_WHAT TO PRODUCE:_ For the entries below, state how many lines contain the word "long" and add nothing else.

═════ INFORMATION

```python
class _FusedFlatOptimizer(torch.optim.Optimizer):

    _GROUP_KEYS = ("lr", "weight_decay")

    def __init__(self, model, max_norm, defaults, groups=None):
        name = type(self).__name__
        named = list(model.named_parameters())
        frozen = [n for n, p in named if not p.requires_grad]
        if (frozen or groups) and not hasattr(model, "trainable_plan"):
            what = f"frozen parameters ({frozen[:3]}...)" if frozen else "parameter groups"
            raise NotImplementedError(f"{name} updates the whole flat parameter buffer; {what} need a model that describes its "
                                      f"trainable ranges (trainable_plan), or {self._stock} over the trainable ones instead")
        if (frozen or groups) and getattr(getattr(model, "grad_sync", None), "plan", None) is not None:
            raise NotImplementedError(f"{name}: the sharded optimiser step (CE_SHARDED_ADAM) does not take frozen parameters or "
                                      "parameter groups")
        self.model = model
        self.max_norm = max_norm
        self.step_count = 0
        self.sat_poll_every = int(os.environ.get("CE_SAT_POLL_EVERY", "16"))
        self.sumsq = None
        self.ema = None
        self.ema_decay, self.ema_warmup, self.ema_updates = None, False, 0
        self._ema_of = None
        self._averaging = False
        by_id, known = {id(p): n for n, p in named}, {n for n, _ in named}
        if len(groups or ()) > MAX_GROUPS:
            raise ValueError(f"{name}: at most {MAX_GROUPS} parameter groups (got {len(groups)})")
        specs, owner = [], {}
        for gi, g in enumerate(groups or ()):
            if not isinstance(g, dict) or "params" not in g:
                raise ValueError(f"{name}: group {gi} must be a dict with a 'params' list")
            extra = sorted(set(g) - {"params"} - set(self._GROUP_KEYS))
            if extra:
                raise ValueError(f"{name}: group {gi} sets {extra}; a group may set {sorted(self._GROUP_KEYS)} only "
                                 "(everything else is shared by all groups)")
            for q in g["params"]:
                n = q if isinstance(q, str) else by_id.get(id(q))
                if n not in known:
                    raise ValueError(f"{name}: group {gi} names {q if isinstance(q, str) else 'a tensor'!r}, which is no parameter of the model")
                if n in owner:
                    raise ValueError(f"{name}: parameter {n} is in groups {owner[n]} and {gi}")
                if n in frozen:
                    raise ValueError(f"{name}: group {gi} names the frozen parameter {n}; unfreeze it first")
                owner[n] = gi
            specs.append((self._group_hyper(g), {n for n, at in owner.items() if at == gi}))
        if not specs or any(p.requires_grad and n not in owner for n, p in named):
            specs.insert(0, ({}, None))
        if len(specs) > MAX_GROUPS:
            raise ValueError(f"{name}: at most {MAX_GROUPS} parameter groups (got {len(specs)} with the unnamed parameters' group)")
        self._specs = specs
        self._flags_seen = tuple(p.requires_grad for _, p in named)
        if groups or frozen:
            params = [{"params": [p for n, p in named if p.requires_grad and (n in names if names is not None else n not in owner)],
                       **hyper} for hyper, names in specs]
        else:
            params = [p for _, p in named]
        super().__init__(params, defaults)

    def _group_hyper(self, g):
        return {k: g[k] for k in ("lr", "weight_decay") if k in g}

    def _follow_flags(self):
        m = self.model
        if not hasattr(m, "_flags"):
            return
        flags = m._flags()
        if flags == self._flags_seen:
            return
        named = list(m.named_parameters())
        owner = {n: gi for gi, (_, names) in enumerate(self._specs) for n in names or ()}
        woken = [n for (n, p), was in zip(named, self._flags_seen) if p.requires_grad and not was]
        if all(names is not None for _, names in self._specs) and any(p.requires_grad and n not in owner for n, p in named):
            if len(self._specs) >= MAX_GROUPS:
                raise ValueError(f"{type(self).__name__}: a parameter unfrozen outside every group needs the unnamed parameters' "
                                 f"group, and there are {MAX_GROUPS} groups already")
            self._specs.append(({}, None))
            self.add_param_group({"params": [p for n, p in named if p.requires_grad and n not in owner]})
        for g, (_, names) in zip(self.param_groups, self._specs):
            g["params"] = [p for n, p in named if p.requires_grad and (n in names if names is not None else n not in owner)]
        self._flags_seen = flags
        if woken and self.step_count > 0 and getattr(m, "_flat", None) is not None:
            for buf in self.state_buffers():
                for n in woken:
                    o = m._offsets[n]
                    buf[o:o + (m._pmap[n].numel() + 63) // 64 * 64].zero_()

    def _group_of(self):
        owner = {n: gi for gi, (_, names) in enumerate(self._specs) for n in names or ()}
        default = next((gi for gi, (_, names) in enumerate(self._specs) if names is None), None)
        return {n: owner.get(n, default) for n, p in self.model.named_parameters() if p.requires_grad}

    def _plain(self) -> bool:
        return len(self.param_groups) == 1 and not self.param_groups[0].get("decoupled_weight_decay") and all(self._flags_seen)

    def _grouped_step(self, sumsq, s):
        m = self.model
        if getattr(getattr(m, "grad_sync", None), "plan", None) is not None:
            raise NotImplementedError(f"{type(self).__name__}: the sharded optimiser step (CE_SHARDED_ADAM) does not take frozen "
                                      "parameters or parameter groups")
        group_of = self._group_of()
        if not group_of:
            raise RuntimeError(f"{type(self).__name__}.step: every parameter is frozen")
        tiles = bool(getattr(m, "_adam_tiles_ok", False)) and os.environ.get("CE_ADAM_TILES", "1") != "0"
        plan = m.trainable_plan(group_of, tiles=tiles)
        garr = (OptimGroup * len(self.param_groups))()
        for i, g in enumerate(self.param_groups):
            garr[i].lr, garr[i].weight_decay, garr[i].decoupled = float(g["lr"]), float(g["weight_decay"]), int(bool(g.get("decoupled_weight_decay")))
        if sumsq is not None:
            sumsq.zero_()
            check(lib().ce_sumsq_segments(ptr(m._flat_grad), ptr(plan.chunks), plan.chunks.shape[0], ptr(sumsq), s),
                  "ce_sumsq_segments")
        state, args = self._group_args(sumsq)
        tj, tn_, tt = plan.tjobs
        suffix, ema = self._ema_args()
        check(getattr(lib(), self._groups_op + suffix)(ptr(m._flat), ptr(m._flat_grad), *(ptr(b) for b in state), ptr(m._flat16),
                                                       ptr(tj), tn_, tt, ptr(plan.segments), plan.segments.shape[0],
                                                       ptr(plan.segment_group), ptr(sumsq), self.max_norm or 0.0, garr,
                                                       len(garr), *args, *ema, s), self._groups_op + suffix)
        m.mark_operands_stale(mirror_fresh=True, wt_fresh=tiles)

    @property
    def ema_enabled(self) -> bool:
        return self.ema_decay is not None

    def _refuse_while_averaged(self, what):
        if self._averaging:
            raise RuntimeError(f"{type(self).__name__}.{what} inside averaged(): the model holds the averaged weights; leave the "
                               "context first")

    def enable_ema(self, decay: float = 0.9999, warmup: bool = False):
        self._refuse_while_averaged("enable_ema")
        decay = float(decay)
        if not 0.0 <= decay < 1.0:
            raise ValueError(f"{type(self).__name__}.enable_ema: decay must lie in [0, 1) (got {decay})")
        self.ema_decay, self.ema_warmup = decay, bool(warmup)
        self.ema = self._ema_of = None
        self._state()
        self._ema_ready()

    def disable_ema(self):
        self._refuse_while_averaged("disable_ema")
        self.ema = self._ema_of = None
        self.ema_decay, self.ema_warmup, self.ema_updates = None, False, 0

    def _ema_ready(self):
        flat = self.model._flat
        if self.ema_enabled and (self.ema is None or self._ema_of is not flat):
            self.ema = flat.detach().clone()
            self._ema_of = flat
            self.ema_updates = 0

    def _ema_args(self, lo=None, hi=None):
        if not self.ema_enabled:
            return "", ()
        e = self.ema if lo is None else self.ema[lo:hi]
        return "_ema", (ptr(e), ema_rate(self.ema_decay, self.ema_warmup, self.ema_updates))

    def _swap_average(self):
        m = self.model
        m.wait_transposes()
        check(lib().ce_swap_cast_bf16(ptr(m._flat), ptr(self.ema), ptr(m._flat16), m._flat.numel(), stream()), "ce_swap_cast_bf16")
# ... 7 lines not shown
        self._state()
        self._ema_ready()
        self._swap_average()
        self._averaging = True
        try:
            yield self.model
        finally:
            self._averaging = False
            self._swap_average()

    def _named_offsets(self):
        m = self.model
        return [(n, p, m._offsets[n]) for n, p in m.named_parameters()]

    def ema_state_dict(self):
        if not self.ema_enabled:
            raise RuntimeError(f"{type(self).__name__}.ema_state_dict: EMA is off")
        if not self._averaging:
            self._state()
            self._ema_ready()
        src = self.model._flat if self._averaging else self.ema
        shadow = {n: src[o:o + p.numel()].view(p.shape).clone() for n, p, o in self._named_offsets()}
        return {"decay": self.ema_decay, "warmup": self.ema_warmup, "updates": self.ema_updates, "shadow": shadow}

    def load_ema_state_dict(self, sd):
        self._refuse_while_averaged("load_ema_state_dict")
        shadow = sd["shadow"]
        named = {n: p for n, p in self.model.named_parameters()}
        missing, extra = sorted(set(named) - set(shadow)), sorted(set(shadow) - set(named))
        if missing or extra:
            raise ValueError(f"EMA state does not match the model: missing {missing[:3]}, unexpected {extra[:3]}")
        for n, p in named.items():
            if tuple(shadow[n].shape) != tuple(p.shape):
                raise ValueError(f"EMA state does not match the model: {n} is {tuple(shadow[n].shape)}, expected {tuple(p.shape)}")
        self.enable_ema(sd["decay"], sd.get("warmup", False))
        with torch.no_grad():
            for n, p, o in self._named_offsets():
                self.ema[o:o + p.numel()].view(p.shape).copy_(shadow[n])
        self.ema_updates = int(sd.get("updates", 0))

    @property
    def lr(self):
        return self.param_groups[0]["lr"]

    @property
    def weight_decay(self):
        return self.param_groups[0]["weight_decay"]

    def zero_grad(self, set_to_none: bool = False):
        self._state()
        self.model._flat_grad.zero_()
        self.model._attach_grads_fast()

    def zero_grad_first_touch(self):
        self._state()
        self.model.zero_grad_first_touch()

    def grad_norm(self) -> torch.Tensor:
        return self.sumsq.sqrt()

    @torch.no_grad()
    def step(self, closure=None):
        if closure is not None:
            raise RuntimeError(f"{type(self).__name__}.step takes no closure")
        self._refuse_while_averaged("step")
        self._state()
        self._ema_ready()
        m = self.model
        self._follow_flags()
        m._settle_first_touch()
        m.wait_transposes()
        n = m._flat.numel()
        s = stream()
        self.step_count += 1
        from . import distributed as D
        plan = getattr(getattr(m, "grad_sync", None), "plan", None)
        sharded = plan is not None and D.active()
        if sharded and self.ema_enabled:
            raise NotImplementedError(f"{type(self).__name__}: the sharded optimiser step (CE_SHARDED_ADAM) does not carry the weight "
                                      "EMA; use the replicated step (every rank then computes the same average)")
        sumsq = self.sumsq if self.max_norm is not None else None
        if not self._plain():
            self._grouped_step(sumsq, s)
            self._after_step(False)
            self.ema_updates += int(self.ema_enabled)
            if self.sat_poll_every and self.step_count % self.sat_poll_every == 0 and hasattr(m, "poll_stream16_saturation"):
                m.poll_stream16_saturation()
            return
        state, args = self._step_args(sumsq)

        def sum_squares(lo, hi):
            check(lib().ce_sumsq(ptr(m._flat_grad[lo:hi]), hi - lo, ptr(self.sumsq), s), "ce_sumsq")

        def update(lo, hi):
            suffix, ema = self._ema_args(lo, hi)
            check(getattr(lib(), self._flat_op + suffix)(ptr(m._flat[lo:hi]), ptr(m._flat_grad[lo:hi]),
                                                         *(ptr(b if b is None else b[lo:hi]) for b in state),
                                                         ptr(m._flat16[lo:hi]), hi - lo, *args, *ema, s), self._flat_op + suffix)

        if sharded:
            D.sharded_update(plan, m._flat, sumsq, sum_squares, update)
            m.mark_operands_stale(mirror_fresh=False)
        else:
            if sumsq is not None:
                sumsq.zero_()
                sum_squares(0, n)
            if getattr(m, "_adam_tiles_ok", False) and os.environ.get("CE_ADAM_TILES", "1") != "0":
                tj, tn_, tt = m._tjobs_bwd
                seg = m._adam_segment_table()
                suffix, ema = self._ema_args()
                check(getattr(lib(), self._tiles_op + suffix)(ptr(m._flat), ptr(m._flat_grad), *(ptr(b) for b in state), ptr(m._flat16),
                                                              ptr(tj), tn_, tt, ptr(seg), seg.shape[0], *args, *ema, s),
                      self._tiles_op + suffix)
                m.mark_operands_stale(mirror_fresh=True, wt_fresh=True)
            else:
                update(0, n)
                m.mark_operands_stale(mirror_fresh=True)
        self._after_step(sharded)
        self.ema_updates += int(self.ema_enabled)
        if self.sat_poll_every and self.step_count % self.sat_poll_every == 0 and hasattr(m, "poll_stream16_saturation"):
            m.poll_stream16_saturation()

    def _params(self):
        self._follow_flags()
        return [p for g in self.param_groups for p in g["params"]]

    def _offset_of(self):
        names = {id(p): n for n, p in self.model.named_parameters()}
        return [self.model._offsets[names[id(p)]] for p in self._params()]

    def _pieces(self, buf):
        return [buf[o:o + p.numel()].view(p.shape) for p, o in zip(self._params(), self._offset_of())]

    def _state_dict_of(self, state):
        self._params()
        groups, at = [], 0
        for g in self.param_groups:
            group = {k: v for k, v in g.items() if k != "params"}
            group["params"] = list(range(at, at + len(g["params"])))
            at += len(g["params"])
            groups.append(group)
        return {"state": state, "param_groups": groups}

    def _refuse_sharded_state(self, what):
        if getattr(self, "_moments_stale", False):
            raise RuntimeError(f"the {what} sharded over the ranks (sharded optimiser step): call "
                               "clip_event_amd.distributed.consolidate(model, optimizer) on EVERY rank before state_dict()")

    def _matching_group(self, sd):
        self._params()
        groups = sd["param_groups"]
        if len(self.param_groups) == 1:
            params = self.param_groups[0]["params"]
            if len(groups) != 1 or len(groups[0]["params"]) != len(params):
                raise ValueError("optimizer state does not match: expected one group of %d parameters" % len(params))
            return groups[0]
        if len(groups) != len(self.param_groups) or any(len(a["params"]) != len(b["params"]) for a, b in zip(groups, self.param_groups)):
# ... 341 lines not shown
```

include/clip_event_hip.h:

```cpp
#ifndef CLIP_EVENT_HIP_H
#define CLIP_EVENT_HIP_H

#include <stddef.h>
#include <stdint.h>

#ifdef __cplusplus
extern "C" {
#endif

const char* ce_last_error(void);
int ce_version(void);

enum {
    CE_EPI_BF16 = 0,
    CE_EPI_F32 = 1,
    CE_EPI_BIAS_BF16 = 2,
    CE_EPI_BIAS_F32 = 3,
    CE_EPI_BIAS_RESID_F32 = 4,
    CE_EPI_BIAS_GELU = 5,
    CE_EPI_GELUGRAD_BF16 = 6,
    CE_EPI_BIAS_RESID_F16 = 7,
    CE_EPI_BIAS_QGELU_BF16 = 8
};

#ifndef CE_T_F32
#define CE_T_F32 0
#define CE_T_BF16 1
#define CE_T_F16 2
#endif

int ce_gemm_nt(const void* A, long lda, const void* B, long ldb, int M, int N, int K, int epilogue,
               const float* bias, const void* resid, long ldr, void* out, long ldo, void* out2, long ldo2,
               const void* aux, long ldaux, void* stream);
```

══════════

_EXERCISE SOLUTION:_ 3